往診と叔父が自宅へ

2016-09-18 05:10:06 | 日記
 母はオムツで排尿できないと言います。 オムツで排尿したくないのかもしれませんし、実際できないのでしょう。 頻繁にポートブルトイレまでの介助をしなければならないので、疲れてしまいます。 そこで、近所の診療所のお医者に尿バルーンを付けて貰えないか相談に行きました。 専門が整形外科の先生であるため、紹介状を書くから泌尿器科の先生でなおかつ往診に来てくれる先生を探さないといけないと言われてしまう。 でも、ポータブルトイレで排尿できているのなら、尿バルーンを付けなくてもよいのではないか、硬いものが体内に入るので、人によっては嫌がって抜いてしまうし、雑菌が入るリスクもあると言われる。  昼過ぎに往診に来てくれることになりました。

血圧上130 下80 口の中を開けて見て、舌を動かして下さいと言ってから、下の裏を診ていた。 お腹を診察。 指先に器具を挟んで、酸素が行き渡っているいるかを診る。 酸素は行き渡っていると言った。先日、脱水症状で近所の病院に入院したとき、3日で退院してきた。 何故、もっと長く入院しなかったのかと聞かれる。 診療所の先生は病院の先生に紹介状を書いたのに、返事がないと言う。  たったの3日で退院したのは、本人が家に帰りたいと言ったのではないかと言う。

本当の理由は分からない。

病院で暴れるか本人が帰りたいというか、この二つぐらいしか短期で退院する理由が思い当たらないと言う。 何だったら、もう一度紹介状を書きますと言う。 ご親族の方に今後どうするか相談されたらどうかと言われる。 先生が帰った後、母は「先生は逃げている」と言った。 母は苦しそうで、「このまま死ねたら、こんなありがたいことはないわ」と言った。
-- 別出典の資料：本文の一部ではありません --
extern "C" int wtk_yolo_predict_host(wtk_yolo *h, const uint8_t *frames_host, int32_t B, int32_t H, int32_t W, int32_t C, float conf,
                                     float iou, int32_t max_det, float *out_xywh, float *out_conf, int32_t *out_anchor) {
    if (!h || !frames_host || !out_xywh) return fail("wtk_yolo_predict_host: null argument");
    if (B <= 0) return fail("wtk_yolo_predict_host: empty batch (the reference asserts len(frames) > 0, yolo_controller.py:65)");
    if (B > h->max_batch) return fail("wtk_yolo_predict_host: batch exceeds max_batch");
    if (H <= 0 || W <= 0 || (C != 1 && C != 3)) return fail("wtk_yolo_predict_host: bad frame shape");
    DEVICE_GUARD(h);
    const size_t need = (size_t)B * H * W * C;
    if (need > h->frames_cap) {
        (void)hipFree(h->frames_dev);
        h->frames_dev = nullptr;
        h->frames_cap = 0;
        const size_t cap = std::max(need, (size_t)h->max_batch * H * W * C);
        HIP_TRY(hipMalloc(&h->frames_dev, cap));
        h->frames_cap = cap;
    }
    if (!h->host_stream && pooled_stream(h->device, &h->host_stream)) return 1;
    hipStream_t st = h->host_stream;
    HIP_TRY(hipMemcpyAsync(h->frames_dev, frames_host, need, hipMemcpyHostToDevice, st));
    if (wtk_yolo_predict(h, h->frames_dev, B, H, W, C, conf, iou, max_det, h->o_xywh, h->o_conf, h->o_anchor, st)) return 1;
    HIP_TRY(hipMemcpyAsync(out_xywh, h->o_xywh, sizeof(float) * 4 * B, hipMemcpyDeviceToHost, st));
    if (out_conf) HIP_TRY(hipMemcpyAsync(out_conf, h->o_conf, sizeof(float) * B, hipMemcpyDeviceToHost, st));
    if (out_anchor) HIP_TRY(hipMemcpyAsync(out_anchor, h->o_anchor, sizeof(int) * B, hipMemcpyDeviceToHost, st));
    HIP_TRY(hipStreamSynchronize(st));
    return 0;
}

extern "C" int wtk_yolo_set_side_streams(wtk_yolo *h, int32_t n) {
    if (!h || n < 0 || n > 2) return fail("wtk_yolo_set_side_streams: n must be 0, 1 or 2");
    h->side_streams = n;
    h->use_side = n > 0;
    return 0;
}

extern "C" int wtk_yolo_set_dynamic_batch(wtk_yolo *h, const int32_t *n_dev) {
    if (!h) return fail("wtk_yolo_set_dynamic_batch: null handle");
    h->n_dyn = n_dev;
    return 0;
}

extern "C" int wtk_yolo_margin_buffer(wtk_yolo *h, const float **margins_dev) {
    if (!h || !margins_dev) return fail("wtk_yolo_margin_buffer: null argument");
    *margins_dev = h->o_margin;
    return 0;
}

extern "C" int wtk_yolo_last_margins_host(wtk_yolo *h, int32_t B, float *margins_host) {
    if (!h || !margins_host || B <= 0 || B > h->max_batch) return fail("wtk_yolo_last_margins_host: bad argument");
    DEVICE_GUARD(h);
    HIP_TRY(hipDeviceSynchronize());
    HIP_TRY(hipMemcpy(margins_host, h->o_margin, sizeof(float) * B, hipMemcpyDeviceToHost));
    return 0;
}

static void to_f32(const void *src, float *dst, size_t n, int is_f16) {
    if (!is_f16) {
        std::memcpy(dst, src, n * 4);
        return;
    }
    const _Float16 *s = reinterpret_cast<const _Float16 *>(src);
    for (size_t i = 0; i < n; ++i) dst[i] = (float)s[i];
}

extern "C" int wtk_yolo_debug_head(wtk_yolo *h, int32_t level, int32_t B, float *box_host, float *cls_host) {
    if (!h || level < 0 || level > 2 || B <= 0 || B > h->max_batch) return fail("wtk_yolo_debug_head: bad argument");
    DEVICE_GUARD(h);
    HIP_TRY(hipDeviceSynchronize());
    const size_t A = (size_t)h->lh[level] * h->lw[level];
    if (box_host) {
        const size_t n = (size_t)B * A * 64;
        HIP_TRY(hipMemcpy(box_host, h->bufs[h->box_buf[level]].ptr, n * 4, hipMemcpyDeviceToHost));
    }
    if (cls_host) {
        const size_t n = (size_t)B * A * h->cls_ld;
        std::vector<float> full(n);
        HIP_TRY(hipMemcpy(full.data(), h->bufs[h->cls_buf[level]].ptr, n * 4, hipMemcpyDeviceToHost));
        for (size_t i = 0; i < (size_t)B * A; ++i)
            for (int k = 0; k < h->dims.nc; ++k) cls_host[i * h->dims.nc + k] = full[i * h->cls_ld + k];
    }
    return 0;
}

extern "C" int wtk_yolo_debug_tensor(wtk_yolo *h, int32_t conv_index, int32_t B, float *out_host, size_t out_cap, int32_t *shape_hwc) {
    if (!h || B <= 0 || B > h->max_batch) return fail("wtk_yolo_debug_tensor: bad argument");
    const Op *op = nullptr;
    for (const Op &o : h->ops)
        if (o.spec == conv_index && o.out_buf >= 0) op = &o;
    if (!op) return fail("wtk_yolo_debug_tensor: no op computes conv " + std::to_string(conv_index));
    const Buf &b = h->bufs[op->out_buf];
    if (shape_hwc) shape_hwc[0] = b.h, shape_hwc[1] = b.w, shape_hwc[2] = op->cout;
    if (!out_host) return 0;
    const size_t px = (size_t)B * b.h * b.w;
    if (out_cap < px * op->cout) return fail("wtk_yolo_debug_tensor: output buffer too small");
    DEVICE_GUARD(h);
    HIP_TRY(hipDeviceSynchronize());
    std::vector<char> tmp(px * b.C * (b.f32 ? 4 : h->esize));
    HIP_TRY(hipMemcpy(tmp.data(), b.ptr, tmp.size(), hipMemcpyDeviceToHost));
    std::vector<float> full(px * b.C);
    if (h->split && !b.f32) {
        const _Float16 *sp = reinterpret_cast<const _Float16 *>(tmp.data());
        for (size_t i = 0; i < px; ++i)
            for (int c = 0; c < b.C; ++c) {
                const size_t o = i * 2 * b.C + 64 * (c >> 5) + (c & 31);
                full[i * b.C + c] = (float)sp[o] + (float)sp[o + 32] * kSplitInv;
            }
    } else {
        to_f32(tmp.data(), full.data(), full.size(), b.f32 ? 0 : h->is_f16);
    }
    const float unscale = op->act ? 1.0f / kActScale : 1.0f;
    for (size_t i = 0; i < px; ++i)
        for (int k = 0; k < op->cout; ++k) out_host[i * op->cout + k] = full[i * b.C + op->out_coff + k] * unscale;
    return 0;
}

static int upload_head_logits(wtk_yolo *h, const float *box_host, const float *cls_host, int32_t B);

extern "C" int wtk_yolo_decode_nms_host(wtk_yolo *h, const float *box_host, const float *cls_host, int32_t B, int32_t H, int32_t W, float conf, float iou,
                                        int32_t max_det, float *out_xywh, float *out_conf, int32_t *out_cls, int32_t *out_anchor, int32_t *out_count) {
    if (!h || !box_host || !cls_host || !out_xywh || B <= 0 || B > h->max_batch || max_det < 1) return fail("wtk_yolo_decode_nms_host: bad argument");
    DEVICE_GUARD(h);
    HIP_TRY(hipDeviceSynchronize());
    if (upload_head_logits(h, box_host, cls_host, B)) return 1;
    if (ensure_nms_scratch(h, nullptr)) return 1;
    const size_t rows = (size_t)B * max_det;
    float *d_xywh = nullptr, *d_conf = nullptr;
    int *d_cls = nullptr, *d_anchor = nullptr, *d_count = nullptr;
    hipError_t e = hipSuccess;
    if ((e = hipMalloc(&d_xywh, rows * 16)) != hipSuccess || (e = hipMalloc(&d_conf, rows * 4)) != hipSuccess || (e = hipMalloc(&d_cls, rows * 4)) != hipSuccess ||
        (e = hipMalloc(&d_anchor, rows * 4)) != hipSuccess || (e = hipMalloc(&d_count, (size_t)B * 4)) != hipSuccess) {
        (void)hipFree(d_xywh), (void)hipFree(d_conf), (void)hipFree(d_cls), (void)hipFree(d_anchor), (void)hipFree(d_count);
        return fail_hip("wtk_yolo_decode_nms_host: hipMalloc", e);
    }
    const NmsOut nms{iou, max_det, d_cls, d_count};
    int rc = run_head(h, B, H, W, conf, d_xywh, d_conf, d_anchor, nullptr, &nms);
    if (!rc) {
        if ((e = hipMemcpy(out_xywh, d_xywh, rows * 16, hipMemcpyDeviceToHost)) != hipSuccess) rc = fail_hip("wtk_yolo_decode_nms_host: copy", e);
        if (!rc && out_conf && (e = hipMemcpy(out_conf, d_conf, rows * 4, hipMemcpyDeviceToHost)) != hipSuccess) rc = fail_hip("copy", e);
        if (!rc && out_cls && (e = hipMemcpy(out_cls, d_cls, rows * 4, hipMemcpyDeviceToHost)) != hipSuccess) rc = fail_hip("copy", e);
        if (!rc && out_anchor && (e = hipMemcpy(out_anchor, d_anchor, rows * 4, hipMemcpyDeviceToHost)) != hipSuccess) rc = fail_hip("copy", e);
        if (!rc && out_count && (e = hipMemcpy(out_count, d_count, (size_t)B * 4, hipMemcpyDeviceToHost)) != hipSuccess) rc = fail_hip("copy", e);
    }
    (void)hipFree(d_xywh), (void)hipFree(d_conf), (void)hipFree(d_cls), (void)hipFree(d_anchor), (void)hipFree(d_count);
    return rc;
}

住職をしている叔父に電話で、母がそう長くないのではないかと伝えた。 今から夫妻で来てくれると言う。母にそのことを言うと、もう一度電話して来ないように言ってと言われる。 母は、「あの人達に借りができる」と言った。

母はもう会話できるような状態ではありません。 見舞いに来られても、気疲れしてしまうのです。


2時間ほどして叔父夫妻がやってきました。 叔父が母の名前を呼んだが、母は1度だけ片手を振って、拒絶する素振りを見せただけでした。



いつもは携帯電話で母から呼び出しを受けていたのだが、もはや携帯を扱うことができなくなっていました。 


そこで、母の声が聞こえるように、部屋の扉をすべて開け放して就寝しました。  1時間おきに母に呼ばれ、両腕を抱えポータブルトイレへ運び、排尿の介助をした。 深夜12時に虚ろな目をして、やせ細った身体から振り絞るように声を出し、歩いて部屋の外のトイレに行くと言い出した。 自力で最後まで歩いていたい気持ちの表れだったのだと思う。 息子に迷惑をかけたくない気持ちの表れだったのだと思う。

とてもそんなことができる体力はなく、上体を起こしたものの、前のめりに崩れてしまった。 目をカッと見開いて、呼吸が激しくなり何かうわごとを繰り返した。幻覚でも見ているのだろうか。 私は何となくこれが最後の別れになると直感し、泣きながら母の頭や肩、背中を手で何度も撫でた。 「触らんといて」と言われた。 母を横に寝かせた。 うわごとがなくなり、苦しそうな呼吸から眠りの呼吸に移行した。 赤ん坊のような大きなあくびを何回かした。深夜12時からは付きっ切りでした。 朝の4時ごろまで母の冷たい手を握っていた。1時ごろだったか2時頃だったか、 母は手を強く握ってきて手を繋いだまま過ごした。 朝4時に母から離れ少し横になり、朝5時過ぎ、このブログを書いて、様子を見に行った。 昏睡状態に入ったのかもしれない。


6時半、上の記述を書いて母のところへ行くと、もう母は亡くなっていた。79年間のかけがえのない生涯を閉じた。